Start of LISTED RECORDS

struct GemmArgs {
  const float* A[3];
  const float* Bm;
  const float* bias;
  const float* addend;
  const float* act_scale;
  const float* act_shift;
  int act_relu;
  int pair_out;
  float* C[3];
  float* stats;
  long M;
  int nplanesA, Ka, a0_shift;
  int N, Nc;
// ... 359 lines not shown
    for (int ps = 0; ps < APASS; ps++) {
      int lf, lc;
      if (ROWS) {
        int i = rs_i0 + ps * AROWS + a_row;
        if (i >= g.nset) i = g.nset - 1;
        lf = g.ids[i];
        lc = g.compact ? i : lf;
      } else {
        long rf = m0 + ps * AROWS + a_row;
        if (rf >= g.M) rf = g.M - 1;
        lf = (int)(rf - m0);
        lc = lf;
      }
      voff0[ps] = (unsigned)(((lf >> g.a0_shift) * g.Ka + a_k4) * 4);
      voff12[ps] = (unsigned)((lc * g.Ka + a_k4) * 4);
    }
    const int b_nl = (pt >> 1) & 7;
    const int b_n = ((((pt % (BN * 2)) >> 1) >> 3) << 3) | ((b_nl & 3) << 1) | (b_nl >> 2), b_half = (pt & 1) * 8;
    const unsigned bx_voff = (unsigned)((((n0 + b_n) * 16) + b_half) * 2);
    const long bx_slice = (long)g.Npad * 16;

    f32x4 ra[NST][APASS];
    u32x4 rb[NST][NS];
    auto load_chunk = [&](int kc, f32x4 (&a)[APASS], u32x4 (&b)[NS]) {
      const int p = kc / cpp;
      const int k0 = (kc - p * cpp) * KB;
      const char* Ab = reinterpret_cast<const char*>(g.A[p] + (p == 0 ? sbase0 : sbase12) + k0);
#pragma unroll
      for (int ps = 0; ps < APASS; ps++)
#ifdef P2M_PL_ABL_NOLOAD
        a[ps] = f32x4{__uint_as_float(voff0[ps]), 1.f, 2.f, (float)(long)Ab};
#else
        a[ps] = *reinterpret_cast<const f32x4*>(Ab + (p == 0 ? voff0[ps] : voff12[ps]));
#endif
      const char* src0 = reinterpret_cast<const char*>(g.Bx + (long)((p * g.Ka + k0) >> 4) * (NS * bx_slice));
#pragma unroll
      for (int sl = 0; sl < NS; sl++) b[sl] = *reinterpret_cast<const u32x4*>(src0 + sl * 2 * bx_slice + bx_voff);
    };
    auto store_chunk = [&](int kc, f32x4 (&a)[APASS], const u32x4 (&b)[NS]) {
      const int buf = kc % NBUF;
      unsigned short* as = As + buf * A_BUF;
#pragma unroll
      for (int ps = 0; ps < APASS; ps++) asm volatile("" : "+v"(a[ps]));
      if (in_act && kc < cpp) {
        const f32x4 sc = *reinterpret_cast<const f32x4*>(&actco[kc * KB + a_k4]);
        const f32x4 sh = *reinterpret_cast<const f32x4*>(&actco[256 + kc * KB + a_k4]);
#pragma unroll
        for (int ps = 0; ps < APASS; ps++)
#pragma unroll
          for (int e = 0; e < 4; e++) a[ps][e] = fmaxf(fmaf(a[ps][e], sc[e], sh[e]), 0.f);
      }
#pragma unroll
      for (int ps = 0; ps < APASS; ps++) {
        u32x2 sl[NS];
#ifdef P2M_PL_ABL_NOSLICE
        for (int q = 0; q < NS; q++) sl[q] = u32x2{__float_as_uint(a[ps][q & 1]), __float_as_uint(a[ps][2 + (q & 1)])};
#else
        split_pack4<NS>(a[ps][0], a[ps][1], a[ps][2], a[ps][3], a_sc, sl);
#endif
        unsigned short* d = as + (ps * AROWS + a_row) * LDX + a_k4;
#pragma unroll
        for (int q = 0; q < NS; q++) *reinterpret_cast<u32x2*>(d + q * BM * LDX) = sl[q];
      }
      unsigned short* d = Bs + buf * B_BUF + b_n * LDX + b_half;
#pragma unroll
      for (int q = 0; q < NS; q++) *reinterpret_cast<u32x4*>(d + q * BN * LDX) = b[q];
    };
    const int last = n - 1;
#pragma unroll
    for (int i = 0; i < NST; i++) load_chunk(i < last ? i : last, ra[i], rb[i]);
#pragma unroll
    for (int i = 0; i < AHEAD; i++) {
      if (i < n) store_chunk(i, ra[i], rb[i]);
      load_chunk(NST + i < last ? NST + i : last, ra[i], rb[i]);
    }
    lds_barrier();
    int kc = 0;
    for (; kc + (NST - 1) + AHEAD + NST < n; kc += NST) {
#pragma unroll
      for (int i = 0; i < NST; i++) {
        store_chunk(kc + i + AHEAD, ra[(i + AHEAD) % NST], rb[(i + AHEAD) % NST]);
        load_chunk(kc + i + AHEAD + NST, ra[(i + AHEAD) % NST], rb[(i + AHEAD) % NST]);
        lds_barrier();
      }
    }
    for (; kc < n; kc += NST) {
#pragma unroll
      for (int i = 0; i < NST; i++) {
        if (kc + i < n) {
          if (kc + i + AHEAD < n) store_chunk(kc + i + AHEAD, ra[(i + AHEAD) % NST], rb[(i + AHEAD) % NST]);
          if (kc + i + AHEAD + NST < n) load_chunk(kc + i + AHEAD + NST, ra[(i + AHEAD) % NST], rb[(i + AHEAD) % NST]);
          lds_barrier();
        }
      }
    }
  } else {
    frag_t fa[NBUF - 1][NS][TM], fb[NBUF - 1][NS][TN];
    auto read_frags = [&](int kc, frag_t (&a)[NS][TM], frag_t (&b)[NS][TN]) {
      const int buf = kc % NBUF;
      const unsigned short* as = As + buf * A_BUF + (wm * 64 + l31) * LDX + lhi * 8;
      const unsigned short* bs = Bs + buf * B_BUF + (wn * WTN + l31) * LDX + lhi * 8;
#pragma unroll
      for (int sl = 0; sl < NS; sl++) {
#pragma unroll
        for (int i = 0; i < TM; i++)
          a[sl][i] = __builtin_bit_cast(frag_t, *reinterpret_cast<const u32x4*>(as + (sl * BM + i * 32) * LDX));
#pragma unroll
        for (int j = 0; j < TN; j++)
          b[sl][j] = __builtin_bit_cast(frag_t, *reinterpret_cast<const u32x4*>(bs + (sl * BN + j * 32) * LDX));
      }
    };
    auto mfmas = [&](const frag_t (&a)[NS][TM], const frag_t (&b)[NS][TN]) {
#define P2M_PAIR(SA, SB)                                                                       \
  _Pragma("unroll") for (int i = 0; i < TM; i++) _Pragma("unroll") for (int j = 0; j < TN; j++) \
      acc[i][j] = slice_mfma<NS>(a[SA][i], b[SB][j], acc[i][j]);
#ifdef P2M_PL_ABL_NOMFMA
      if constexpr (NS == 3) {
        P2M_PAIR(0, 0)
        for (int sl = 1; sl < NS; sl++)
          for (int i = 0; i < TM; i++) for (int j = 0; j < TN; j++) { asm volatile("" :: "v"(a[sl][i])); asm volatile("" :: "v"(b[sl][j])); }
      } else
#endif
      if constexpr (NS == 3) {
        P2M_PAIR(2, 0)
        P2M_PAIR(0, 2)
        P2M_PAIR(1, 1)
        P2M_PAIR(1, 0)
        P2M_PAIR(0, 1)
        P2M_PAIR(0, 0)
      } else {
        P2M_PAIR(1, 0)
        P2M_PAIR(0, 1)
        P2M_PAIR(0, 0)
      }
#undef P2M_PAIR
    };
    lds_barrier();
    for (int kc = 0; kc < n; kc++) {
      read_frags(kc, fa[0], fb[0]);
      mfmas(fa[0], fb[0]);
      lds_barrier();
    }
  }
  __syncthreads();
  if (!producer) {
    gemm_epilogue<BN, EXTRA, ROWS>(g, acc, smem, rowtab, mt, m0, n0, rs_i0, wm, wn, l31, lhi, descale);
  } else {
    if (g.stats != nullptr) {
      __syncthreads();
      __syncthreads();
      __syncthreads();
    }
  }
}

End of LISTED RECORDS

* **DIRECTIONS**: Please retype, exactly as written, every line from the line containing "P2M_PAIR(1, 1)" through the last line of the records above, including both of those lines, and nothing else.

* **FINISHED EXERCISE**:
        P2M_PAIR(1, 1)
        P2M_PAIR(1, 0)
        P2M_PAIR(0, 1)
        P2M_PAIR(0, 0)
      } else {
        P2M_PAIR(1, 0)
        P2M_PAIR(0, 1)
        P2M_PAIR(0, 0)
      }
#undef P2M_PAIR
    };
    lds_barrier();
    for (int kc = 0; kc < n; kc++) {
      read_frags(kc, fa[0], fb[0]);
      mfmas(fa[0], fb[0]);
      lds_barrier();
    }
  }
  __syncthreads();
  if (!producer) {
    gemm_epilogue<BN, EXTRA, ROWS>(g, acc, smem, rowtab, mt, m0, n0, rs_i0, wm, wn, l31, lhi, descale);
  } else {
    if (g.stats != nullptr) {
      __syncthreads();
      __syncthreads();
      __syncthreads();
    }
  }
}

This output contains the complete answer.